▶ **WHAT THIS TASK INVOLVES**:
In the material below, find each line with the string "data" and copy it.

▶ **SUPPLIED RECORDS**:
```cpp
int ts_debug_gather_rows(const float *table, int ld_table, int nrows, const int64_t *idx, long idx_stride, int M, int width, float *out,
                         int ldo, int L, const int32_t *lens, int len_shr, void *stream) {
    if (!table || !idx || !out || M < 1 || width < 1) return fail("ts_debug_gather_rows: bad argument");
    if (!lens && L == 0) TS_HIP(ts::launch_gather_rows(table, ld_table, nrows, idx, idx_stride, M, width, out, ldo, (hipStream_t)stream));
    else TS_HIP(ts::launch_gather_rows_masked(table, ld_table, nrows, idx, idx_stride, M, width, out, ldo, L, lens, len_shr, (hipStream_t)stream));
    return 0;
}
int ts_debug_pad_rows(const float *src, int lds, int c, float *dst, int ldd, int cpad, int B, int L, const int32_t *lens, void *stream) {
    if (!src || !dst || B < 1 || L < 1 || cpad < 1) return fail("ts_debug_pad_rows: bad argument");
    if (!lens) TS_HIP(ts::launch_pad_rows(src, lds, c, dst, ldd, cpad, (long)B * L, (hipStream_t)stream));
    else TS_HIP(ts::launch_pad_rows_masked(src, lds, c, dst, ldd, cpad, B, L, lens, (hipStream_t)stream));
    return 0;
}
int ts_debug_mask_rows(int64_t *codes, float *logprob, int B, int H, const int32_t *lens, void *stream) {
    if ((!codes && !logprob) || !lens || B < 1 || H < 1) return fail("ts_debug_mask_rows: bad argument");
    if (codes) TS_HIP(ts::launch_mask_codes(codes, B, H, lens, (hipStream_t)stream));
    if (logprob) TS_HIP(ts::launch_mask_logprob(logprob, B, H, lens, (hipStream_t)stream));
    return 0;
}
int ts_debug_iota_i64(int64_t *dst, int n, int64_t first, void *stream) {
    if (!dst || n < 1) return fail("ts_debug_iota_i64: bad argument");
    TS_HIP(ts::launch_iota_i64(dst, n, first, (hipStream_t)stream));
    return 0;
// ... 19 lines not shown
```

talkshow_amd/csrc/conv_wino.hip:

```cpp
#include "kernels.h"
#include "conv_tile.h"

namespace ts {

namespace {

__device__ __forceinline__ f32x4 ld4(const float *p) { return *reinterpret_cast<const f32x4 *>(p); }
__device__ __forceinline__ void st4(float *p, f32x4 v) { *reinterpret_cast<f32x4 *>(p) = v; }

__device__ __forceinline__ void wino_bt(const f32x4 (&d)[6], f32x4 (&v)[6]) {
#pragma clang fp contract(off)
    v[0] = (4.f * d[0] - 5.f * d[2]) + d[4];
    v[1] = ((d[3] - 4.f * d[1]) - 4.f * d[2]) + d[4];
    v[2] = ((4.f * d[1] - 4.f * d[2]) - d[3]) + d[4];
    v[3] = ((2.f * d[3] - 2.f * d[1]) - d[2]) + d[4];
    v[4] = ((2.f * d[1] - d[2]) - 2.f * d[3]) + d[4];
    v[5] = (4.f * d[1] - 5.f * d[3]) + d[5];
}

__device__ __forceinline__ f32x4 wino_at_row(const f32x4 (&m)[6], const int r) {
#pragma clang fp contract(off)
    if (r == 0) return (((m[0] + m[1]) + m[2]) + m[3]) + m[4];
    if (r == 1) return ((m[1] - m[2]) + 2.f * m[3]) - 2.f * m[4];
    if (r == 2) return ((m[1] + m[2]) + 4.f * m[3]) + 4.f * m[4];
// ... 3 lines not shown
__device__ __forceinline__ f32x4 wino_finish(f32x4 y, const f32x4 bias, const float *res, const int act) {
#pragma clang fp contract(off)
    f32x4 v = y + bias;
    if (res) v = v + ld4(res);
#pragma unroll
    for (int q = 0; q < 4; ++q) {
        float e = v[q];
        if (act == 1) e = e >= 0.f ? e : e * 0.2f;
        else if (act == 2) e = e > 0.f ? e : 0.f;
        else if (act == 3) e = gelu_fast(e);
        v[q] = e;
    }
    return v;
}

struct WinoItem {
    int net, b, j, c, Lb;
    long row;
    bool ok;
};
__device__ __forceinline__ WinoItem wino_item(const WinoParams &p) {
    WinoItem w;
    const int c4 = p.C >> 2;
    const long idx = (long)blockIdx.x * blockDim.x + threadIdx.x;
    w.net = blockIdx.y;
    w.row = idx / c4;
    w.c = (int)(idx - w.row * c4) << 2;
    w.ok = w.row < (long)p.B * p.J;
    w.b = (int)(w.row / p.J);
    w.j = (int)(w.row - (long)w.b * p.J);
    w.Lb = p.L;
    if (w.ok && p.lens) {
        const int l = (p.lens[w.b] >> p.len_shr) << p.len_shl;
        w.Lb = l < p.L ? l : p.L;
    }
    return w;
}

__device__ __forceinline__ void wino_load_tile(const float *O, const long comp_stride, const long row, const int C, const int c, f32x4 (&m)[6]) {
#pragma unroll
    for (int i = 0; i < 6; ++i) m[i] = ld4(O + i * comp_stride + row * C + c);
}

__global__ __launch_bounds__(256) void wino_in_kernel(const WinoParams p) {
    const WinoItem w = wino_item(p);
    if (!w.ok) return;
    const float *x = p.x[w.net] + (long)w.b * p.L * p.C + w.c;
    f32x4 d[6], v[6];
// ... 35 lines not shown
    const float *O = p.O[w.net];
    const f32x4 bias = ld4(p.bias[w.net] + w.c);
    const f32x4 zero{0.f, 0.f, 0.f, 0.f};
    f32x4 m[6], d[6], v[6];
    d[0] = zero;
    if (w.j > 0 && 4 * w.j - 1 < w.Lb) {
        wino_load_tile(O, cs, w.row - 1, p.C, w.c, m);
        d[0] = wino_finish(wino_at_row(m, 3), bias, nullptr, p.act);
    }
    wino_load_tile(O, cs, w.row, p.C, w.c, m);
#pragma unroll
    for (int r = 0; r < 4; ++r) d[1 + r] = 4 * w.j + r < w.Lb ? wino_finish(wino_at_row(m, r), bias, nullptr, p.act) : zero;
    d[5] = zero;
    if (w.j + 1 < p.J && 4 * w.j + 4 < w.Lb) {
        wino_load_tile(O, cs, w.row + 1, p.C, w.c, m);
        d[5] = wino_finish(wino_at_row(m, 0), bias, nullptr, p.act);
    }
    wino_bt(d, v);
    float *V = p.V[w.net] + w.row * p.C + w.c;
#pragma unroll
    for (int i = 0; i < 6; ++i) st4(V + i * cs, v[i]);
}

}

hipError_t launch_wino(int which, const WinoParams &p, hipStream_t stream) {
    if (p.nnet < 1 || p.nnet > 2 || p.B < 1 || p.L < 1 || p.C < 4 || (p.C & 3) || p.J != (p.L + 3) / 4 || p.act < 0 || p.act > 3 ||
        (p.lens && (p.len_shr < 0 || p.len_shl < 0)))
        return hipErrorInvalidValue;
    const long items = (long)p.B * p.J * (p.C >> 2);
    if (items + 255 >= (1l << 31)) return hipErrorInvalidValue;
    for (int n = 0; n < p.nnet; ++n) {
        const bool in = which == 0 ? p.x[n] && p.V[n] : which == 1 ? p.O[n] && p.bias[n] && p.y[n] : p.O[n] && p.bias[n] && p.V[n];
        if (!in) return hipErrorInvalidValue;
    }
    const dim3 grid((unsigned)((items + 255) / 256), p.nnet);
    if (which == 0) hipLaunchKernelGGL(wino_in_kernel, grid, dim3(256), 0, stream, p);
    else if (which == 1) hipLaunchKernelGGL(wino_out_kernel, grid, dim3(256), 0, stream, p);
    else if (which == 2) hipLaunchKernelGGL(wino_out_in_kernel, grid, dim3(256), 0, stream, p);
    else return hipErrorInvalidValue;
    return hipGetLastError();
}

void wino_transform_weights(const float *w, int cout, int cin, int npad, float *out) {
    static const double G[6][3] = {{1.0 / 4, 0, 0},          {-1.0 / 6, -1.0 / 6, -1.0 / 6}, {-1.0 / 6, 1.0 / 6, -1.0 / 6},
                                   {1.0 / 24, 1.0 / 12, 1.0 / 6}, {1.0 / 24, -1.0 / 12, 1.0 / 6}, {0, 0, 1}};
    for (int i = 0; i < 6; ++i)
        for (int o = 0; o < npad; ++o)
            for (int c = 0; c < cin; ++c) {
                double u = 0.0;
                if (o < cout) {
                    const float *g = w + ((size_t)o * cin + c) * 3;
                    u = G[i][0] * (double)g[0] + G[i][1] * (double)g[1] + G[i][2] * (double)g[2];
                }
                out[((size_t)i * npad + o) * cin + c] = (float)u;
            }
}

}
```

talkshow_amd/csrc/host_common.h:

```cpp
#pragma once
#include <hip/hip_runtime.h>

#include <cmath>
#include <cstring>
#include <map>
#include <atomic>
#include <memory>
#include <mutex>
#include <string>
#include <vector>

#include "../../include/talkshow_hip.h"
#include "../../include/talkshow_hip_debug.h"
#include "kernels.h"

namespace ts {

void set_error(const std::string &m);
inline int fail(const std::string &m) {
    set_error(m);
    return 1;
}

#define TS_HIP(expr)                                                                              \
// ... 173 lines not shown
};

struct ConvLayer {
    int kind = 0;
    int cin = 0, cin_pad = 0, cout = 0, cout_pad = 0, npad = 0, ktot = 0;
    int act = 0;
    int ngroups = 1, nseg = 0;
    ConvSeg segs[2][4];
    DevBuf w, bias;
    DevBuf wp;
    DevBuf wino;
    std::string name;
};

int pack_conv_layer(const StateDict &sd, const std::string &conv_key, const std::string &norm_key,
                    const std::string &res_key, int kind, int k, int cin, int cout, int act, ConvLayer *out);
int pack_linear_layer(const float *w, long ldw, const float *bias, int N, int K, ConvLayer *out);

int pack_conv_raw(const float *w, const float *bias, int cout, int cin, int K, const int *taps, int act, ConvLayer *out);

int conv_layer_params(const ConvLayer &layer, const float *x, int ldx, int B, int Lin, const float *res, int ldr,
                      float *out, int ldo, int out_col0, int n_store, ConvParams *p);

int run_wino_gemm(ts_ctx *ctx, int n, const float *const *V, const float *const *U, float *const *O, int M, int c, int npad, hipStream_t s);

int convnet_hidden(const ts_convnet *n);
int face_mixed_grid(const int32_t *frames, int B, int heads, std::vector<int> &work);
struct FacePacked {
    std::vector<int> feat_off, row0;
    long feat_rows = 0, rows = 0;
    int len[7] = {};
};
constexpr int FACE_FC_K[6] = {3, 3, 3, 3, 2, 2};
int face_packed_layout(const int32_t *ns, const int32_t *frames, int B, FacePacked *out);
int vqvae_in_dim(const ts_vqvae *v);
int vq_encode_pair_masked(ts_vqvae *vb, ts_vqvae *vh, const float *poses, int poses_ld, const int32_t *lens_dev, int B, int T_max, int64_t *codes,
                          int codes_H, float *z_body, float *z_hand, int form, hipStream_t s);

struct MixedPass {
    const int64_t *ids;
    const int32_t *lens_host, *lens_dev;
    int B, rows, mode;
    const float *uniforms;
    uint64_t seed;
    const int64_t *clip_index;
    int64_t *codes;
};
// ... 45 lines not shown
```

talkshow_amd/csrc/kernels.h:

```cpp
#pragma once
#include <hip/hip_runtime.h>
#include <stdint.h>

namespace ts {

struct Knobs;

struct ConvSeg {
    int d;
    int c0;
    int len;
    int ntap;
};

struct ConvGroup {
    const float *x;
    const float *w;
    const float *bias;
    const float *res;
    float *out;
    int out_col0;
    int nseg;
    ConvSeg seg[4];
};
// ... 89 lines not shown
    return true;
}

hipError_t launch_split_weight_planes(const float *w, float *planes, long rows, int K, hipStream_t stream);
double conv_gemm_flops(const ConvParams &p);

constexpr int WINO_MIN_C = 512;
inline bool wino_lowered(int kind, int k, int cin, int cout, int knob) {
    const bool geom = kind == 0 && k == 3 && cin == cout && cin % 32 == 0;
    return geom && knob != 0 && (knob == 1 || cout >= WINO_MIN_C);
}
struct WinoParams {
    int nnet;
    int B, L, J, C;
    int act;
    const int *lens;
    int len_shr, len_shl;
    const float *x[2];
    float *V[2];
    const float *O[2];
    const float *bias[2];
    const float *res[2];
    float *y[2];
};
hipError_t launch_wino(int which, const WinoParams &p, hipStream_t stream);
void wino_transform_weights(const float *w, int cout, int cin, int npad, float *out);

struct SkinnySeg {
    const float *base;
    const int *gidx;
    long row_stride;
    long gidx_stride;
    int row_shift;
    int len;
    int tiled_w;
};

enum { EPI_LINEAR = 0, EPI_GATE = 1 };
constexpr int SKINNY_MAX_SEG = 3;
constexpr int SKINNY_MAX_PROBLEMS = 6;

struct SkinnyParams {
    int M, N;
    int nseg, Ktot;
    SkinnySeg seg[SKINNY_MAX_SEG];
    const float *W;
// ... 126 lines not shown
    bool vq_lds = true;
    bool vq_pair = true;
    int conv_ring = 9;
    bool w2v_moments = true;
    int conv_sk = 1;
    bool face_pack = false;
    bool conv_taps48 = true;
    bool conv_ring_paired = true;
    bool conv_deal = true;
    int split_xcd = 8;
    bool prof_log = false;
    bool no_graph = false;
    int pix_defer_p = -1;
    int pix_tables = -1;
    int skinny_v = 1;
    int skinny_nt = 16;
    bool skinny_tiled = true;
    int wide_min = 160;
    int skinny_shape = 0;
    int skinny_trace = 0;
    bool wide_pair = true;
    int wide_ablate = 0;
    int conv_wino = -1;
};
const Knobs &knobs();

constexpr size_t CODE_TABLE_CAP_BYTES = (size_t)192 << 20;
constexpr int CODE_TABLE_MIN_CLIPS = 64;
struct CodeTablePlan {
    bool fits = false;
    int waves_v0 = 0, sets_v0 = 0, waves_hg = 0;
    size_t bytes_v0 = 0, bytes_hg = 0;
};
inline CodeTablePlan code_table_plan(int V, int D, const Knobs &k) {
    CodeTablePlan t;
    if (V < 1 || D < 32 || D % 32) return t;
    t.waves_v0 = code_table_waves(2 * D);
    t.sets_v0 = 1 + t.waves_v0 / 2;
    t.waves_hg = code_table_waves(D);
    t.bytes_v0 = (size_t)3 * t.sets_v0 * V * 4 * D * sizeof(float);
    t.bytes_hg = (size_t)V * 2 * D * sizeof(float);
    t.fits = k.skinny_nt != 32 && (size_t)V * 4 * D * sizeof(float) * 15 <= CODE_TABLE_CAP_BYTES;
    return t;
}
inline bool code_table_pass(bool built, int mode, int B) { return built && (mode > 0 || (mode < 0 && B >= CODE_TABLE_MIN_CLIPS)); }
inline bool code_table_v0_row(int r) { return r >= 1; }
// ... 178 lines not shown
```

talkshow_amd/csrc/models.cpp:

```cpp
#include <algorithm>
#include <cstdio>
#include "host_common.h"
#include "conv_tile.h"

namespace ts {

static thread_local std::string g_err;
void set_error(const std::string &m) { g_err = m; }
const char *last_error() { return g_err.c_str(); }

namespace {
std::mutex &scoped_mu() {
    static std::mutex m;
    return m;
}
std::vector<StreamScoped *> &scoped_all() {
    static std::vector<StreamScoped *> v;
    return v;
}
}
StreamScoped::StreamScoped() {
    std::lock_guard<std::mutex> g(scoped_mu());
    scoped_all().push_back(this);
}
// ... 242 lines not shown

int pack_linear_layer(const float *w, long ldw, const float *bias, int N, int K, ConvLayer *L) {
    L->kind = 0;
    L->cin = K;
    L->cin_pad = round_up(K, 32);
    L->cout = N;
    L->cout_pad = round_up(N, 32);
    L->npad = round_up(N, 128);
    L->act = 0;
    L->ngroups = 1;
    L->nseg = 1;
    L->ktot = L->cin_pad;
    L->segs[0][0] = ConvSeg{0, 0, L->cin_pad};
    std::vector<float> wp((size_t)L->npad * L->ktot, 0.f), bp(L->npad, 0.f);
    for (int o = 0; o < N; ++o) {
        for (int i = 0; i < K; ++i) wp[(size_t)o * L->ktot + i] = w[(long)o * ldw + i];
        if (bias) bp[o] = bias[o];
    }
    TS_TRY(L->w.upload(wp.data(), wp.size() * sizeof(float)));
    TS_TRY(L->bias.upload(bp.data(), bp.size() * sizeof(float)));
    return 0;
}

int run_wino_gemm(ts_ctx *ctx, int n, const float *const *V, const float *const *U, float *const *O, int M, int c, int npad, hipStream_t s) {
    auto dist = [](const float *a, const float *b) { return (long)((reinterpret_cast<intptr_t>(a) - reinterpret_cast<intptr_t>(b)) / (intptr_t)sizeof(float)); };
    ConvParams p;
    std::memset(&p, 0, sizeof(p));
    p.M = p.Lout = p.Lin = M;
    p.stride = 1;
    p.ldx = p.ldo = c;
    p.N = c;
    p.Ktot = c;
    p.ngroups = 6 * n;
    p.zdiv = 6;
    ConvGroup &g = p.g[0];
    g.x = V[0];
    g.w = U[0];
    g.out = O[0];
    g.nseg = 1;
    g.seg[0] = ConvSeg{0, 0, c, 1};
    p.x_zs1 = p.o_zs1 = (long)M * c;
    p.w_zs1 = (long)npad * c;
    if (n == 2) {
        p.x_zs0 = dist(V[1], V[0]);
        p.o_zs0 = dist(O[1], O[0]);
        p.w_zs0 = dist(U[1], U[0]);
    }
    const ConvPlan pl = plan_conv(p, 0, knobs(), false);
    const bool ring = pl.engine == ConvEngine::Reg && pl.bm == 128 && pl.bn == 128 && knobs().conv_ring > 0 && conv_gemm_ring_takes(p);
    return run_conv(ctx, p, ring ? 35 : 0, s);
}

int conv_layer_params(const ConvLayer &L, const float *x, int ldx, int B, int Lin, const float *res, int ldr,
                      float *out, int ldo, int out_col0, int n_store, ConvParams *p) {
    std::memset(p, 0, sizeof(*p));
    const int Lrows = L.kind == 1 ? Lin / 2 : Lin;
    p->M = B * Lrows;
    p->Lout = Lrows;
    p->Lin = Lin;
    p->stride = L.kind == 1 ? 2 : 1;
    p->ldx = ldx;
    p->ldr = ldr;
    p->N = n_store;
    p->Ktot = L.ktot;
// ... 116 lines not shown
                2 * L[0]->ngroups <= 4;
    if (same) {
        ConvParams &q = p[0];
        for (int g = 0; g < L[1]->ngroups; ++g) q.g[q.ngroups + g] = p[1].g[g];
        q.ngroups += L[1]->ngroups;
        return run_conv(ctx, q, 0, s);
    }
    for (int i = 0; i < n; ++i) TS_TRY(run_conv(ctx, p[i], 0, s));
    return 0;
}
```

▶ **EXERCISE OUTPUT**:
    TS_TRY(L->w.upload(wp.data(), wp.size() * sizeof(float)));
    TS_TRY(L->bias.upload(bp.data(), bp.size() * sizeof(float)));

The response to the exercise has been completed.